Spectroscopic signatures of single, isolated cancer cell nuclei using synchrotron infrared microscopy.

Single-cell studies have important implications in biomedicine. An accurate investigation of biochemical behaviour and status requires a biomolecular probe such as vibrational microscopy. Amongst other approaches, synchrotron infrared microspectroscopy is an appropriate analytical tool for single-cell investigation. However, it is important to understand the precise origin of spectral differences as they are directly related to the cell biochemistry. Beside biomolecular changes, physical properties can interfere in the resulting information, and the two effects need separating.

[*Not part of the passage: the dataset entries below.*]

template <typename real>
struct alignas(16) PairRecT {
// ... 45 lines not shown
    RowRec *rowrec;
    void *pairrec;
    FbRec *fbrec;
    TileRef *tref;
    int32_t *cnt_a, *cnt_b, *cnt_w;
    int32_t *entries_a, *slow_list, *slow_cnt;
    float *work_est;
    int32_t cap_a;
    int32_t cnt_pad;
    int32_t fast;
    int32_t rec_all;
    int32_t ncell_m, nrm1;
    int64_t blk_rows, blk_stride;
};

template <int NC, typename real>
__device__ __forceinline__ void halo_prep_one(const DevModel &m, const Hpx &h, int64_t j, bool live, const double *gz, const double *gm,
                                              const double *__restrict__ M, const double *__restrict__ z,
                                              const double *__restrict__ ra, const double *__restrict__ dec,
                                              ExtraCols ex,
                                              const double *__restrict__ lnz1, const double *__restrict__ lnM,
                                              int fallback4, const Tiling &T, const PrepOut &o, int *s_nslow, float *s_work);

constexpr int kK0Occ = 4;
template <int NC, typename real>
__global__ void __launch_bounds__(256, kK0Occ)
halo_prep_kernel(DevModel m, Hpx h, int64_t nhalo,
                 const double *__restrict__ M, const double *__restrict__ z,
                 const double *__restrict__ ra, const double *__restrict__ dec,
                 ExtraCols ex,
                 const double *__restrict__ lnz1, const double *__restrict__ lnM,
                 int fallback4, Tiling T, PrepOut o)
{
    __shared__ int s_nslow;
    __shared__ float s_work;
    if (threadIdx.x == 0) { s_nslow = 0; s_work = 0.0f; }
    constexpr int kAxisLds = 128;
    __shared__ double ax_lds[2 * kAxisLds];
    const bool ax_in_lds = m.tab.n[0] <= kAxisLds && m.tab.n[1] <= kAxisLds;
    if (ax_in_lds) {
        for (int i = threadIdx.x; i < m.tab.n[0]; i += blockDim.x) ax_lds[i] = m.tab.axis[0][i];
        for (int i = threadIdx.x; i < m.tab.n[1]; i += blockDim.x) ax_lds[kAxisLds + i] = m.tab.axis[1][i];
        __syncthreads();
    }
    const double *gz = ax_in_lds ? ax_lds : m.tab.axis[0], *gm = ax_in_lds ? ax_lds + kAxisLds : m.tab.axis[1];
    constexpr int kBandLds = 1024;
    __shared__ int32_t band_lds[3 * kBandLds + 1];
    if (o.tref && T.nbands <= kBandLds) {
        for (int i = threadIdx.x; i <= T.nbands; i += blockDim.x) band_lds[i] = T.band_tile0[i];
        for (int i = threadIdx.x; i < T.nbands; i += blockDim.x) { band_lds[kBandLds + 1 + i] = T.band_nphi[i]; band_lds[2 * kBandLds + 1 + i] = T.band_nrmin[i]; }
        __syncthreads();
        T.band_tile0 = band_lds; T.band_nphi = band_lds + kBandLds + 1; T.band_nrmin = band_lds + 2 * kBandLds + 1;
    }
    __syncthreads();
    const int64_t j = (int64_t)blockIdx.x * blockDim.x + threadIdx.x;
    halo_prep_one<NC, real>(m, h, j < nhalo ? j : nhalo - 1, j < nhalo, gz, gm, M, z, ra, dec, ex, lnz1, lnM, fallback4, T, o, &s_nslow, &s_work);
    if (o.slow_cnt) {
        __syncthreads();
        if (threadIdx.x == 0) o.slow_cnt[blockIdx.x] = s_nslow;
        if (threadIdx.x == 0 && o.work_est) o.work_est[blockIdx.x] = s_work;
    }
}

template <int NC, typename real>
__device__ __forceinline__ void halo_prep_one(const DevModel &m, const Hpx &h, int64_t j, bool live, const double *gz, const double *gm,
                                              const double *__restrict__ M, const double *__restrict__ z,
                                              const double *__restrict__ ra, const double *__restrict__ dec,
                                              ExtraCols ex,
                                              const double *__restrict__ lnz1, const double *__restrict__ lnM,
                                              int fallback4, const Tiling &T, const PrepOut &o, int *s_nslow, float *s_work)
{
    HaloRec r;
    const int64_t jin = o.blk_rows > 0 ? (j / o.blk_rows) * o.blk_stride + (j % o.blk_rows) : j;
    const double M_j = M[jin], z_j = z[jin];
    const double a = 1.0 / (1.0 + z_j);
    const double R = dev_radius(m.bg_runner, m.md_runner, M_j, a);
    double D;
    {
        int i = (int)floor(z_j / m.da_step);
        i = max(0, min(i, kDaKnots - 2));
        const double t = z_j - (double)i * m.da_step;
        const double *c = m.da_coef + 4 * i;
        D = ((c[0] * t + c[1]) * t + c[2]) * t + c[3];
    }
    const double radius = R * m.eps_runner / D;

    const double theta = kHalfPi - dec[jin] * kDeg2Rad;
    const double phi = ra[jin] * kDeg2Rad;
    double st, ct, sp, cp;
    sincos_bounded(theta, st, ct);
    sincos_bounded(phi, sp, cp);
    const double thq = theta;
    double phq = phi - kTwoPi * floor(phi * kInvTwoPi);
    if (phq >= kTwoPi) phq -= kTwoPi;
    if (st == 0.0) phq = 0.0;
    r.z0 = ct;
    r.s0 = st;
    r.xa = 1.0 / sqrt((1.0 - r.z0) * (1.0 + r.z0));
    r.phi0 = phq;
    r.cph0 = cp; r.sph0 = sp;
    r.theta = theta; r.phi = phi;
    r.D = D; r.a = a;

    const int64_t nl4 = 4 * h.nside;
    bool pole = false;
    double sr_ = 0.0;
    const bool bad = !live || !(radius > 0.0) || !isfinite(radius) || !(theta >= 0.0) || !(theta <= kPi) || !isfinite(phi);
    if (bad) {
        r.cosr = 1.0; r.irmin = 1; r.irmax = 0; r.rfirst = 1; r.rlast = 0;
        r.z0 = 1.0; r.s0 = 0.0; r.xa = 1.0; r.phi0 = 0.0; r.cph0 = 1.0; r.sph0 = 0.0;
    } else if (radius >= kPi) {
        r.cosr = -1.0; r.irmin = (int32_t)nl4; r.irmax = 0; r.rfirst = 1; r.rlast = (int32_t)(nl4 - 1);
        pole = true;
    } else {
        double cr_;
        sincos_bounded(radius, sr_, cr_);
        r.cosr = cr_;
        const double rlat1 = thq - radius;
        const double rlat2 = thq + radius;
        int64_t irmin = ring_above(h, ct * cr_ + st * sr_) + 1;
        int64_t irmax = ring_above(h, ct * cr_ - st * sr_);
        if (irmax > nl4 - 1) irmax = nl4 - 1;
        r.irmin = (int32_t)irmin; r.irmax = (int32_t)irmax;
        r.rfirst = (int32_t)(((rlat1 <= 0) && (irmin > 1)) ? 1 : irmin);
        r.rlast = (int32_t)(((rlat2 >= kPi) && (irmax + 1 < nl4)) ? nl4 - 1 : irmax);
        pole = (rlat1 <= 0) || (rlat2 >= kPi);
    }
    double dmax;
    {
        const double sr = (radius >= kHalfPi) ? 1.0 : sr_;
        r.allphi = (pole || radius >= kHalfPi || !(sr < 0.999 * r.s0)) ? 1 : 0;
        const double xs = sr / r.s0, xs2 = xs * xs;
        const double as_small = xs * (1.0 + xs2 * (1.0 / 6.0 + xs2 * (3.0 / 40.0 + xs2 * (15.0 / 336.0 + xs2 * (105.0 / 3456.0)))));
        dmax = r.allphi ? kPi : (xs < 0.35 ? as_small * (1.0 + 2e-6) : asin(xs));
        r.flo = (phq - dmax) * kInvTwoPi;
        r.fhi = (phq + dmax) * kInvTwoPi;
    }

    r.fb = 0; r._pad = 0;
    for (int q = 0; q < 4; ++q) { r.fb_ring[q] = 0; r.fb_k[q] = 0; }
    if (fallback4 && !bad && (r.rlast - r.rfirst) < 8) {
        int total = 0;
        const int span = r.rlast - r.rfirst, mid = (r.rfirst + r.rlast) >> 1;
        for (int t = 0; t <= span && total < 4; ++t) {
            const int ring = mid + ((t & 1) ? ((t + 1) >> 1) : -(t >> 1));
            RowSpan s;
            disc_row(h, ring, r.z0, r.xa, r.cosr, r.phi0, r.irmin, r.irmax, s);
            total += s.cnt;
        }
        if (total < 4) {
            r.fb = 1;
            interp_neighbours(h, theta, phi, r.fb_ring, r.fb_k);
        }
    }

    int cls = kClsWide;
    bool geo_wide = false;
    if (bad) cls = kClsNone;
    else if (o.fast && NC == 4 && !r.allphi && dmax <= 0.40) {
        cls = kClsNarrow;
        if (r.fb) for (int q = 0; q < 4; ++q) if (r.fb_ring[q] < 16 || r.fb_ring[q] > (int)nl4 - 16) cls = kClsWide;
    }
    if (o.fast == 2 && NC == 4 && cls == kClsWide) { cls = kClsNarrow; geo_wide = true; }
    if (o.work_est) {
        float w = (cls == kClsNarrow) ? (r.fb ? 4.0f : (float)(radius * radius) * 0.25f * (float)h.npix) : 0.0f;
#pragma unroll
        for (int sft = kWave >> 1; sft > 0; sft >>= 1) w += __shfl_xor(w, sft, kWave);
        if ((threadIdx.x & (kWave - 1)) == 0) atomicAdd(s_work, w);
    }
    TileRef ref;
    RunSlot run[kRefMax];
    for (int i = 0; i < kRefMax; ++i) { run[i].base = 0; run[i].hr = 0; }
    ref.n = 0; ref.cls = cls; ref._pad[0] = ref._pad[1] = 0;
    for (int i = 0; i < kRefMax; ++i) { ref.few.tile[i] = 0; ref.few.slot[i] = 0; }
    if (o.tref) {
        DiscSpan ds;
        ds.fb = r.fb; ds.rfirst = r.rfirst; ds.rlast = r.rlast; ds.allphi = r.allphi; ds.flo = r.flo; ds.fhi = r.fhi;
        for (int q = 0; q < 4; ++q) { ds.fb_ring[q] = r.fb_ring[q]; ds.fb_k[q] = r.fb_k[q]; }
        int tl[kRefMax] = {0, 0, 0, 0};
        int nt = 0;
        if (cls != kClsNone) for_each_tile(h, T, ds, [&](int t) { if (nt < kRefMax) tl[nt] = t; ++nt; });
        ref.n = nt; ref.cls = cls; ref._pad[0] = ref._pad[1] = 0;
#pragma unroll
        for (int i = 0; i < kRefMax; ++i) {
            run[i] = wave_run_issue(o.cnt_a, o.entries_a ? tl[i] * o.cnt_pad : tl[i], nt <= kRefMax && i < nt && cls == kClsNarrow);
            if (nt <= kRefMax) { ref.few.tile[i] = (i < nt) ? tl[i] : 0; ref.few.slot[i] = 0; }
        }
        if (nt <= kRefMax) {
            for (int i = 0; i < kRefMax; ++i)
                if (i < nt && cls != kClsNarrow) atomicAdd(o.cnt_w + tl[i], 1);
        } else {
            ref.many.rfirst = r.rfirst; ref.many.rlast = r.rlast; ref.many.allphi = r.allphi; ref.many._p = 0;
            ref.many.flo = r.flo; ref.many.fhi = r.fhi;
            int32_t *cnt = (cls == kClsNarrow) ? o.cnt_b : o.cnt_w;
            for_each_tile(h, T, ds, [&](int t) { atomicAdd(cnt + t, 1); });
        }
    }
    const double Rmod = (m.same_model ? R : dev_radius(m.bg_model, m.md_model, M_j, a)) / a;
    r.rcut = m.tab.eps_model * Rmod;
    r.inv_a = 1.0 / a;
    const double x0 = lnz1 ? lnz1[jin] : fast_log(1.0 / a), x1 = lnM ? lnM[jin] : fast_log(M_j);
    r.lnoff = m.tab.rdelta ? (x0 - fast_log(Rmod)) : x0;
    double wv[NC];
    int32_t ro[NC];
    double xe[BFGX_MAX_EXTRA];
#pragma unroll
    for (int k = 0; k < BFGX_MAX_EXTRA; ++k) xe[k] = ((4 << k) < NC) ? ex.p[k][jin] : 0.0;
    const bool oob = table_corners<NC>(m.tab, gz, gm, x0, x1, xe, wv, ro);
    r.oob = oob ? 1 : 0;
    if (NC == 4) {
        for (int c = 0; c < 4; ++c) { r.w[c] = wv[c]; r.rowoff[c] = ro[c]; }
    } else {
        for (int c = 0; c < 4; ++c) { r.w[c] = 0.0; r.rowoff[c] = 0; }
        RowSetX rx;
        for (int c = 0; c < kNCmaxShell; ++c) { rx.w[c] = c < NC ? wv[c] : 0.0; rx.rowoff[c] = c < NC ? ro[c] : 0; }
        if (live) o.rowsx[j] = rx;
    }

    if (live && o.rec && (o.rec_all || cls == kClsWide)) o.rec[j] = r;
    if (cls == kClsNarrow) {
        RowRec rr;
        rr.z0 = r.z0; rr.s0 = r.s0; rr.xa = r.xa; rr.cosr = r.cosr; rr.phi0 = r.phi0;
        rr.rfirst = r.rfirst; rr.rlast = r.rlast; rr.fb = (r.fb ? 1 : 0) | (geo_wide ? 2 : 0); rr._pad = 0;
        const double cut = r.rcut * a / D;
        rr.cut2 = cut * cut;
        double sh, chh;
        sincos_bounded(0.5 * fmin(radius, kPi), sh, chh);
        const bool implied = (m.tab.logv != 0) || (!r.fb && cut >= 2.0 * sh * (1.0 + 1e-9));
        o.rowrec[j] = rr;
        PairRecT<real> pr;
        double scl = D * r.inv_a;
        if (m.tab.rdelta) scl /= Rmod;
        pr.scale2 = oob ? (real)1.0e30 : (real)(scl * scl);
        pr.cut2 = implied ? (real)0 : (real)(1.0 / rr.cut2);
        pr.aD = (real)(a / D);
        pr.cph0 = (real)r.cph0; pr.sph0 = (real)r.sph0;
        for (int c = 0; c < 4; ++c) pr.w[c] = (real)wv[c < NC ? c : 0];
        const int nr = o.nrm1 + 1, nm = o.ncell_m + 1;
        const int row0 = oob ? 0 : ro[0] / nr;
        const int iz = row0 / nm, im = row0 - iz * nm;
        pr.cell = (iz * o.ncell_m + im) * o.nrm1 * 8;
        pr.oob = oob ? 1 : 0;
        pr.hidx = (int32_t)j; pr._pad = 0;
        reinterpret_cast<PairRecT<real> *>(o.pairrec)[j] = pr;
        if (r.fb || geo_wide) {
            FbRec f;
            for (int q = 0; q < 4; ++q) { f.ring[q] = r.fb_ring[q]; f.k[q] = r.fb_k[q]; }
            if (!r.fb) { f.ring[0] = r.irmin; f.ring[1] = r.irmax; }
            o.fbrec[j] = f;
        }
    }
    if (o.tref) {
#pragma unroll
        for (int i = 0; i < kRefMax; ++i) {
            const int sl = wave_run_resolve(run[i]);
            if (ref.n <= kRefMax && ref.cls == kClsNarrow && i < ref.n) ref.few.slot[i] = sl;
        }
        bool slow = (ref.cls != kClsNone) && (ref.n > kRefMax || ref.cls != kClsNarrow);
        if (ref.cls == kClsNarrow && ref.n <= kRefMax) {
            for (int i = 0; i < kRefMax; ++i) if (i < ref.n) {
                const int sl = ref.few.slot[i];
                if (o.entries_a && sl < o.cap_a) o.entries_a[(int64_t)ref.few.tile[i] * o.cap_a + sl] = (int32_t)j;
                else if (o.entries_a) { ref.few.slot[i] = -1; atomicAdd(o.cnt_b + ref.few.tile[i], 1); slow = true; }
                else slow = true;
            }
        }
        if (live && (slow || !o.slow_list)) o.tref[j] = ref;
        if (slow && o.slow_list) o.slow_list[(int64_t)blockIdx.x * 256 + atomicAdd(s_nslow, 1)] = (int32_t)j;
    }
}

Both cells and nuclei induce Mie scattering effects due to their equivalent size with the probe wavelength. This results in a large modification of the spectra, and its precise contribution has to be determined in order to extract the true spectral information. On this basis, we carried out this study in order to evaluate the exact contribution of cell nuclei to Mie scattering. To this purpose, we isolated whole cancer cell nuclei and obtained, for the first time, their FTIR spectra with good signal to noise ratio. The synchrotron-based FTIR (S-FTIR) spectra of nuclei showed changes in lipids, proteins, and DNA absorptions when compared to spectra of whole lung cancer cells. Importantly, we estimated the Mie scattering properties of single cells and single nuclei spectra and were consequently able to separate optical and chemical properties of single cells and nuclei. This is the first study which sheds new light on the identification of the precise spectral biomarkers of a whole cell and those of the cell nucleus.